The fourteen tutorials focus on issues related to documentation, transparency, openness, and automation. The primer by Noble (Noble 2009) motivates much of the material on project organization, documentation, and automation. Because of the unique nature of computational research relative to bench science, considerable attention is also given to using version control to document the evolution of a project and how to best work individually as well as with others to foster reproducibility. Although the themes are generally tool-agnostic, the practical implementation of these tools is prominent in the materials and when specific tools are used, other options are mentioned. Specific tools that are included in the tutorials include bash for developing command line practices and automation, mothur (P. D. Schloss et al. 2009) and R for describing how to script and automate analyses, git and GitHub for introducing version control, make for tracking data dependencies and automation, and the Rmarkdown R package for presenting literate programming techniques. Throughout the tutorial there are exercises that encourage the participants to discuss topics with their mentors and research group, activities where the participants are asked to engage resources at a deeper level.
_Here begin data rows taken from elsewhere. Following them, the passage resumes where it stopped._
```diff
@@ -2021,6 +2203,16 @@
             case PcStep::ROWS_IL:
                 launch_rowops_il(st, s.d_il, s.il_groups, s.il_slices, s.il_w, xcd);
                 break;
+            case PcStep::TILE_CHEB: {
+                const MassLaunch &ml = mass_launches_[s.mt];
+                try {
+                    launch_mass_tile(st, ml.a, mass_plan_.ntiles, ml.grid_y, mass_plan_.rpt,
+                                     mass_plan_.threads);
+                } catch (const TileLaunchError &e) {
+                    fail(KKT_ERR_HIP, e.msg);
+                }
+                break;
+            }
             case PcStep::TIME:
                 launch_time_transform(st, s.y, s.x, s.tkind, s.n, s.nx, s.lo_halo, s.hi_halo);
                 break;
diff --git a/control_amd/csrc/pc.hpp b/control_amd/csrc/pc.hpp
--- a/control_amd/csrc/pc.hpp
+++ b/control_amd/csrc/pc.hpp
@@ -20,7 +20,8 @@
                           const uint8_t *rowmask, int max_steps, int *steps_out);
 
 struct PcStep {
-    enum Kind { ROWS, TIME, COPY, COMM, PROG, TILE, EV_RECORD, EV_WAIT, COARSE, ROWS_IL } kind;
+    enum Kind { ROWS, TIME, COPY, COMM, PROG, TILE, EV_RECORD, EV_WAIT, COARSE, ROWS_IL, TILE_CHEB } kind;
+    int mt = -1;
     IlOp *d_il = nullptr;
     int il_groups = 0, il_slices = 0, il_w = 0;
     const double *einv = nullptr;
@@ -249,6 +250,26 @@
         double post1 = 1.0, post2 = 1.0;
     };
     bool emit_solves_interleaved(const std::vector<Solve> &sv, int its, double emin, double emax);
+    struct MassSolve {
+        size_t first = 0;
+        int its = 0;
+        std::vector<Solve> sv;
+        std::vector<TileCoef> coef;
+    };
+    std::vector<MassSolve> mass_solves_;
+    struct MassLaunch {
+        MassTileArgs a;
+        int grid_y = 1;
+    };
+    std::vector<MassLaunch> mass_launches_;
+    TilePlan mass_plan_;
+    bool mass_tried_ = false, mass_ok_ = false;
+    int mass_per_cu_ = 0, mass_cus_ = 0;
+    int32_t *d_masked_ = nullptr;
+    double *mt_P_[4] = {nullptr, nullptr, nullptr, nullptr};
+    size_t mt_cap_ = 0;
+    bool prepare_mass_tiles();
+    void fuse_mass_tiles();
     void emit_solves(const std::vector<Solve> &sv, int its, double emin, double emax,
                      double *const P[3], int64_t pstride, bool first_done = false,
                      std::vector<TileCoef> *coef_out = nullptr, double eimag = 0.0,
diff --git a/control_amd/csrc/system.hpp b/control_amd/csrc/system.hpp
--- a/control_amd/csrc/system.hpp
+++ b/control_amd/csrc/system.hpp
@@ -32,6 +32,8 @@
     bool coarse_columns = false;
     bool coarse_keep = false, coarse_blocks = true;
     bool coarse_rings = true;
+    bool mass_tiles = true;
+    int mass_tile_depth = 0, mass_tile_rows = 0, mass_tile_levels = 0, mass_tile_waves = 0;
     bool stage_timers = false, verbose = false, stamps = false;
     int tile_poll_delay = 24, debug_drop_handoff = 0;
 };
diff --git a/control_amd/multiblock.py b/control_amd/multiblock.py
--- a/control_amd/multiblock.py
+++ b/control_amd/multiblock.py
@@ -166,7 +166,9 @@
 _ENV_OPTION_KEYS = ("sell_r", "sell_sort", "no_graph", "persistent", "prog_mode", "prog_waves",
                     "prog_steps", "tile_depth", "tile_waves", "lanes", "lane_chunks",
                     "kernarg_ops", "shared_rows", "verbose", "stamps", "tile_poll_delay",
-                    "tile_unfused", "stage_timers", "sell_sigma", "interleave", "coarse_rings")
+                    "tile_unfused", "stage_timers", "sell_sigma", "interleave", "coarse_rings",
+                    "mass_tiles", "mass_tile_depth", "mass_tile_rows", "mass_tile_levels",
+                    "mass_tile_waves")
 
 
 class MultiBlockSystem:
diff --git a/include/kkt.h b/include/kkt.h
--- a/include/kkt.h
+++ b/include/kkt.h
@@ -243,7 +243,7 @@
 
 enum { KKT_APPLY_FORM_INTS = 4, KKT_PC_FORM_INTS = 6 };
 enum { KKT_PC_ROWS_PLAIN = 0, KKT_PC_ROWS_SHARED = 1, KKT_PC_ROWS_KERNARG = 2,
-       KKT_PC_ROWS_INTERLEAVED = 3, KKT_PC_PROGRAM = 4, KKT_PC_TILE = 5 };
+       KKT_PC_ROWS_INTERLEAVED = 3, KKT_PC_PROGRAM = 4, KKT_PC_TILE = 5, KKT_PC_TILE_CHEB = 6 };
 int kkt_debug_apply_forms(kkt_handle h, int32_t *out, int cap);
 int kkt_debug_pc_forms(kkt_handle h, int32_t *out, int cap);
 
```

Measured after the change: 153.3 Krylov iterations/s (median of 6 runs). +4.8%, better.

By demonstrating a meaningful level of participation in the tutorial series, participants receive a "virtual badge" and will be listed on the Reproducible Research Tutorial Series Honor Roll, which provides a certification of their training. The material is presented in an escalating manner such that over multiple tutorials participants are introduced to a topic, then given partial exposure and deeper exposure, and finally work with the tools proficiently.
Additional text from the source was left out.